精神疾患で障害年金を受給したいと考えた時、絶対に主治医に相談することになります。

しかし、医者というのも千差万別で、必ずしもあなたにとって望ましい返事が返ってくるとは限りません。場合によっては逆、障害年金の可能性を否定されることもあるでしょう。
実際、主治医に否定されたことで障害年金申請をあきらめた人は多いのではないでしょうか?

まず、非常に重要な事実から申し上げます。

障害年金の最終判断をするのは医師ではありません

確かに、障害年金の審査には主治医の協力が不可欠です。なぜなら審査書類には診断書が入っているからですね。主治医が診断書にどういう内容を書くかによって、障害年金を受給できるかどうかがある程度は決まります。

しかし、今の主治医が否定したからといって、あなたが障害年金を受給できないとは限らないのです。

今回は私の体験を少し織り交ぜつつ、
障害年金を主治医に否定されてしまった人の打開策
をまとめていきたいと思います。


主治医が否定した理由について

まず、主治医が障害年金について否定した理由について話していきましょう。推測になりますが、おそらく下記のいずれかに該当するはずです。

①スタンスの問題

医師は千差万別とさっき書きましたが、治療方針や患者との関わり方だけでなく、障害年金に対する姿勢も大きく違ってきます。

受給に該当するレベルの症状と判断した患者には自分から障害年金の話を持ち掛ける医師もいますが、中にはその判断のハードルが高い医師もいます。

簡単に言えば、前者に当たればラッキー、後者はアンラッキーですね。

なので、障害年金に関するハードルの高い医師に相談しても、診断書の作成に協力的でない場合が多々あります。そういう医師にあたってしまうと、早々に障害年金というルートが閉ざされてしまいます。

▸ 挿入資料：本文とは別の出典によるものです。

   __shared__ unsigned s_w[8];
-  const int cnt = gs.level_count[a.level];
-  const unsigned total = cnt > 0 ? gs.tile_prefix[cnt] : 0u;
-  if (threadIdx.x == 0) s_w[0] = atomicAdd(gs.part_ctl, 1u);
-  __syncthreads();
-  const unsigned tile = s_w[0];
-  __syncthreads();
-  const int i = tile < total ? find_node_of_tile(gs.tile_prefix, cnt, tile) : 0;
-  if (tile < total && gs.part_action[i]) {
-    const int nid = gs.level_nodes[(size_t)a.level * a.max_level_nodes + i];
-    const unsigned t0 = gs.tile_prefix[i], lt = tile - t0;
-    const unsigned b = gs.seg_begin[nid], c = gs.seg_count[nid];
-    const unsigned p0 = b + lt * kPartTile, p1 = (b + c < p0 + kPartTile) ? b + c : p0 + kPartTile;
-    const unsigned nrows = p1 - p0;
-    const int f = a.tree.split_index[nid];
-    const int sb = a.tree.split_bin[nid], dl = a.tree.default_left[nid];
-    const uint8_t* col = a.bins_col + (int64_t)f * a.n;
-    const Pay* gp_cur = static_cast<const Pay*>(a.gp_cur);
-    Pay* gp_next = static_cast<Pay*>(a.gp_next);
-    const unsigned pt = p0 + threadIdx.x * 8;
-    unsigned rows[8]; Pay gp[8]; unsigned tl[8]; unsigned char fl[8]; unsigned mine = 0;
-#pragma unroll
-    for (int j = 0; j < 8; ++j) {
-      const unsigned p = pt + j;
-      rows[j] = 0; gp[j] = Pay{}; tl[j] = 0u;
-      if (p < p1) {
-        rows[j] = a.ridx_cur ? a.ridx_cur[p] : p;
-        if constexpr (GONLY) gp[j] = static_cast<const float*>(a.gp_cur)[(size_t)p * a.gp_cur_stride];
-        else gp[j] = gp_cur[p];
-        if constexpr (TL) tl[j] = a.tl_cur[p];
-      }
-    }
-#pragma unroll
-    for (int j = 0; j < 8; ++j) {
-      if (pt + j < p1) {
-        const int byte = col[rows[j]];
-        const bool left = (a.has_missing && byte == kMissingBin) ? (dl != 0) : (byte <= sb);
-        fl[j] = left ? 1 : 0; mine += fl[j];
-      } else fl[j] = 2;
-    }
-    const int lane = threadIdx.x & 31, warp = threadIdx.x >> 5;
-    unsigned x = mine;
-#pragma unroll
-    for (int o = 1; o < 32; o <<= 1) { unsigned y = __shfl_up_sync(0xffffffffu, x, o); if (lane >= o) x += y; }
-    if (lane == 31) s_w[warp] = x;
-    __syncthreads();
-    unsigned woff = 0, tile_left = 0;
-    for (int w = 0; w < 8; ++w) { if (w < warp) woff += s_w[w]; tile_left += s_w[w]; }
-    unsigned long long* desc = gs.tile_desc + t0;
-    if (threadIdx.x == 0) st_relaxed_u64(desc + lt, (lt == 0 ? kDescPrefix : kDescAggregate) | tile_left);
-    unsigned lbefore = woff + x - mine;
-#pragma unroll
-    for (int j = 0; j < 8; ++j) {
-      if (fl[j] == 2) continue;
-      const unsigned jj = threadIdx.x * 8 + j;
-      const unsigned slot = fl[j] ? lbefore++ : tile_left + (jj - lbefore);
-      s_rid[slot] = rows[j]; s_gp[slot] = gp[j]; if constexpr (TL) s_tl[slot] = tl[j];
-    }
-    unsigned lefts_before = 0;
-    if (warp == 0 && lt > 0) {
-      lefts_before = lookback_lefts(desc, lt);
-      if (lane == 0) st_relaxed_u64(desc + lt, kDescPrefix | (lefts_before + tile_left));
-    }
-    __syncthreads();
-    if (threadIdx.x == 0) s_w[0] = lefts_before;
-    __syncthreads();
-    lefts_before = s_w[0];
-    const unsigned rights_before = lt * kPartTile - lefts_before;
-    const int Lc = a.tree.left[nid], Rc = a.tree.right[nid];
-    bool write_left = true, write_right = true;
-    if (a.build_only) { const bool build_right = gs.node_sum[Rc].h < gs.node_sum[Lc].h; write_left = !build_right; write_right = build_right; }
-    const unsigned k0 = write_left ? 0u : tile_left, k1 = write_right ? nrows : tile_left;
-    const unsigned dl0 = b + lefts_before, dr0 = b + c - 1 - rights_before + tile_left;
-    for (unsigned k = k0 + threadIdx.x; k < k1; k += blockDim.x) {
-      const unsigned dest = k < tile_left ? dl0 + k : dr0 - k;
-      a.ridx_next[dest] = s_rid[k];
-      gp_next[dest] = s_gp[k];
-      if constexpr (TL) a.tl_next[dest] = s_tl[k];
-    }
-    if (threadIdx.x == 0) {
-      if (lt == gs.tile_prefix[i + 1] - t0 - 1) {
-        const unsigned nl = lefts_before + tile_left;
-        gs.seg_begin[Lc] = b; gs.seg_count[Lc] = nl; gs.seg_begin[Rc] = b + nl; gs.seg_count[Rc] = c - nl;
-      }
-      if (a.rows_counter) { atomicAdd(a.rows_counter, (unsigned long long)nrows); atomicAdd(a.rows_counter + 1, (unsigned long long)(k1 - k0)); }
-    }
-  }
-  __syncthreads();
-  if (threadIdx.x == 0) { __threadfence(); s_w[0] = atomicAdd(gs.part_ctl + 1, 1u) == gridDim.x - 1 ? 1u : 0u; }
-  __syncthreads();
-  if (!s_w[0]) return;
-  __threadfence();
-  const int nb = *gs.build_count;
-  for (int r = threadIdx.x; r < nb; r += blockDim.x) gs.build_prefix[r] = __ldcg(gs.seg_count + gs.build_nid[r]);
-  __syncthreads();
-  const unsigned tot = nb > 0 ? block_exclusive_scan(gs.build_prefix, gs.build_prefix, nb, s_rid ) : 0u;
-  if (threadIdx.x == 0) gs.build_prefix[nb > 0 ? nb : 0] = tot;
+  __shared__ PartNode s_node;
+  __shared__ unsigned s_lt;
+  const int lane = threadIdx.x & 31, warp = threadIdx.x >> 5;
+  if (warp == 0) {
+    unsigned tile = 0;
+    if (lane == 0) tile = atomicAdd(gs.part_ctl, 1u);
+    tile = __shfl_sync(0xffffffffu, tile, 0);
+    const int i = find_node_of_tile(gs.tile_prefix, gs.level_count + a.level, tile);
+    unsigned w = 0;
+    if (i >= 0 && lane < 8) { w = reinterpret_cast<const unsigned*>(gs.part_node + i)[lane]; reinterpret_cast<unsigned*>(&s_node)[lane] = w; }
+    const unsigned t0 = __shfl_sync(0xffffffffu, w, 2);
+    if (lane == 0) s_lt = i >= 0 ? tile - t0 : ~0u;
+  }
+  __syncthreads();
+  const unsigned lt = s_lt;
+  if (lt == ~0u) return;
+  const unsigned p0 = s_node.seg_begin + lt * kPartTile, nrows = min(s_node.seg_begin + s_node.seg_count - p0, kPartTile);
+  const int sb = s_node.split_bin;
+  const int miss = a.has_missing ? kMissingBin : -1, miss_left = (s_node.flags & 1u) ? 1 : 0;
+  const uint8_t* col = a.bins_col + (int64_t)s_node.feature * a.n;
+  const Pay* gp_cur = static_cast<const Pay*>(a.gp_cur);
+  Pay* gp_next = static_cast<Pay*>(a.gp_next);
+  const unsigned q0 = (unsigned)warp * 256 + lane, pq = p0 + q0;
+  const unsigned* rid_in = a.ridx_cur ? a.ridx_cur + pq : nullptr;
+  const float* g_in = static_cast<const float*>(a.gp_cur) + (size_t)pq * a.gp_cur_stride;
+  const bool g2 = a.gp_cur_stride == 2;
+  unsigned rows[8]; unsigned left = 0;
+#pragma unroll
+  for (int j = 0; j < 8; ++j) {
+    rows[j] = 0;
+    const unsigned q = q0 + 32 * j;
+    if (q < nrows) {
+      rows[j] = rid_in ? rid_in[32 * j] : pq + 32 * j;
+      if constexpr (GONLY) cp_async<4>(s_gp + q, g2 ? g_in + 64 * j : g_in + 32 * j);
+      else cp_async<8>(s_gp + q, gp_cur + pq + 32 * j);
+      if constexpr (TL) cp_async<4>(s_tl + q, a.tl_cur + pq + 32 * j);
+    }
+  }
+#pragma unroll
+  for (int j = 0; j < 8; ++j) {
+    if (q0 + 32 * j < nrows) {
+      const int byte = col[rows[j]];
+      const bool l = byte == miss ? miss_left : (byte <= sb);
+      left |= (l ? 1u : 0u) << j;
+    }
+  }
+  unsigned wl = 0;
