template <bool BUCKETED>
__global__ void __launch_bounds__(1024) k_round_meta(MetaArgs a) {
    extern __shared__ uint32_t slots[];
    __shared__ unsigned long long wsum[16];
    __shared__ unsigned long long range_base;
    const int tid = threadIdx.x, lane = tid & 63, wv = tid >> 6;
    const int64_t xcd = blockIdx.x & 7, local = blockIdx.x >> 3, per_xcd = gridDim.x >> 3;
    const int64_t rounds_here = (a.R - xcd + 7) >> 3;
    for (int64_t sq = local; sq < rounds_here * a.G; sq += per_xcd) {
        const int64_t r = (sq / a.G) * 8 + xcd;
        const int32_t g = (int32_t)(sq % a.G);
        const int32_t lo = g * a.range;
        const int32_t width = min(a.range, a.n - lo);
        const int64_t e0 = a.bounds[r], e1 = a.bounds[r + 1];
        for (int s = tid; s < a.range; s += 1024) slots[s] = 0u;
        __syncthreads();
        const uint2 *mine_t = nullptr;
        uint32_t mine_n = 0u;
        if (BUCKETED) {
            const uint32_t *bp = a.bk_ptr + r * (a.G + 1) + g;
            mine_t = a.bk_touch + 2 * e0 + bp[0];
            mine_n = bp[1] - bp[0];
        }
        if (BUCKETED) {
            for (uint32_t t = tid; t < mine_n; t += 1024) atomicAdd(&slots[mine_t[t].x - (uint32_t)lo], 1u);
        } else {
        for (int64_t eb = e0 + tid; eb < e1; eb += 1024 * kMetaUnroll) {
            int32_t vi[kMetaUnroll], vj[kMetaUnroll];
#pragma unroll
            for (int q = 0; q < kMetaUnroll; ++q) {
                const int64_t e = eb + 1024 * q;
                vj[q] = e < e1 ? a.ev_j[e] : -1; vi[q] = e < e1 ? a.ev_i[e] : 0;
            }
#pragma unroll
            for (int q = 0; q < kMetaUnroll; ++q)
                if (vj[q] >= 0) {
                    const uint32_t si = (uint32_t)(vi[q] - lo), sj = (uint32_t)(vj[q] - lo);
                    if (si < (uint32_t)width) atomicAdd(&slots[si], 1u);
                    if (sj < (uint32_t)width) atomicAdd(&slots[sj], 1u);
                }
        }
        }
        __syncthreads();
        const int s0 = tid * a.chunk;
        unsigned long long mine = 0ull;
        for (int q = 0; q < a.chunk; ++q) {
            const int s = s0 + q;
            if (s < width) { const uint32_t c = slots[s]; if (c >= 2u) mine += (1ull << 32) + (c <= a.stage_max ? c : 0u); }
        }
        unsigned long long incl = mine;
#pragma unroll
        for (int off = 1; off < 64; off <<= 1) { const unsigned long long up = __shfl_up(incl, off); if (lane >= off) incl += up; }
        if (lane == 63) wsum[wv] = incl;
        __syncthreads();
        if (tid == 0) {
            unsigned long long total = 0ull;
            for (int q = 0; q < 16; ++q) total += wsum[q];
            range_base = total ? atomicAdd(a.round_rows + r, total) : 0ull;
        }
        __syncthreads();
        unsigned long long run = range_base + incl - mine;
        for (int q = 0; q < wv; ++q) run += wsum[q];
        uint2 *fold = a.fold + fold_base(e0, r);
        for (int q = 0; q < a.chunk; ++q) {
            const int s = s0 + q;
            if (s < width) {
                const uint32_t c = slots[s];
                if (c >= 2u) {
                    const bool st = c <= a.stage_max;
                    slots[s] = st ? (kLdsStaged | ((uint32_t)run & 0x1ffffffu)) : kMetaHot;
                    fold[run >> 32] = make_uint2((uint32_t)(lo + s), st ? ((c << 25) | ((uint32_t)run & 0x1ffffffu)) : 0u);
                    run += (1ull << 32) + (st ? c : 0u);
                }
            }
        }
        __syncthreads();
        if (BUCKETED) {
            for (uint32_t t = tid; t < mine_n; t += 1024) {
                const uint2 tc = mine_t[t];
                const uint32_t sl = tc.x - (uint32_t)lo;
                const uint32_t wd = slots[sl];
                const uint32_t mw = (wd & kLdsStaged) ? meta_of_staged(atomicAdd(&slots[sl], kLdsTicket)) : wd;
                ((tc.y & 1u) ? a.meta_j : a.meta_i)[e0 + (tc.y >> 1)] = mw;
            }
        } else
        for (int64_t eb = e0 + tid; eb < e1; eb += 1024 * kMetaUnroll) {
            int32_t vi[kMetaUnroll], vj[kMetaUnroll];
#pragma unroll
            for (int q = 0; q < kMetaUnroll; ++q) {
                const int64_t e = eb + 1024 * q;
                vj[q] = e < e1 ? a.ev_j[e] : -1; vi[q] = e < e1 ? a.ev_i[e] : 0;
            }
#pragma unroll
            for (int q = 0; q < kMetaUnroll; ++q) {
                const int64_t e = eb + 1024 * q;
                if (vj[q] >= 0) {
                    const uint32_t si = (uint32_t)(vi[q] - lo), sj = (uint32_t)(vj[q] - lo);
                    if (si < (uint32_t)width) {
                        const uint32_t wd = slots[si];
                        a.meta_i[e] = (wd & kLdsStaged) ? meta_of_staged(atomicAdd(&slots[si], kLdsTicket)) : wd;
                    }
                    if (sj < (uint32_t)width) {
                        const uint32_t wd = slots[sj];
                        a.meta_j[e] = (wd & kLdsStaged) ? meta_of_staged(atomicAdd(&slots[sj], kLdsTicket)) : wd;
                    }
                } else if (g == 0 && e < e1) {
                    a.meta_i[e] = 0u; a.meta_j[e] = 0u;
                }
            }
        }
        __syncthreads();
    }
}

また、前者の自分から持ち掛けるタイプの医師にも各々の判断基準があります。その場合、毎回の診断時の私たちの話の内容によっては受給できるような症状じゃないと早々に否定されてしまうことになります。
その理由ですが…

②比較的元気だと判断されてしまっている

自分から持ち掛けてくれる医師に当たっていても、私たちが診察時に空元気を出していては意味がありません。

例えば、あなたはこんなことを喋ってないですか?

医師「食事はとれていますか?」
あなた「なんとかとれています」
医師「日々の活動は?」
あなた「どうにかやれてます」

雑な表現ですみませんが、こんな感じです。
実際は食事ができない状態が長いし、活動も滅多にできていないのに、医師の前だとどうにかなっていると答えてしまうとマイナスになります。

私たちのような精神疾患持ちは、空元気を出すのが癖になっています。
どうにもならない状況でも、どうにかなっていると答えてしまいがちです。
私もそうだったんですが、どうにか生きているからと、症状を甘めに報告してしまうんですよね。

しかし、障害年金について相談する場合はこれはタブーです。

こういう空元気で受け答えをしてしまうと、当たりの医師も障害年金の話を持ち掛けてこなくなります。さらに言えば、障害年金の相談をしても却下されてしまうでしょう。

私の場合もそうでした。
私の以前の主治医は障害年金に該当する患者には自分から話を持ち掛けるタイプの人だったようなんですが、私は先述のような空元気をやってしまっていたのです。

そのせいか、障害年金の診断書をお願いした時は鼻で笑われ、社労士に用意してもらった書類も突き返されました。
正当な理由がない限り、診断書作成を拒否できないはずなのですが…。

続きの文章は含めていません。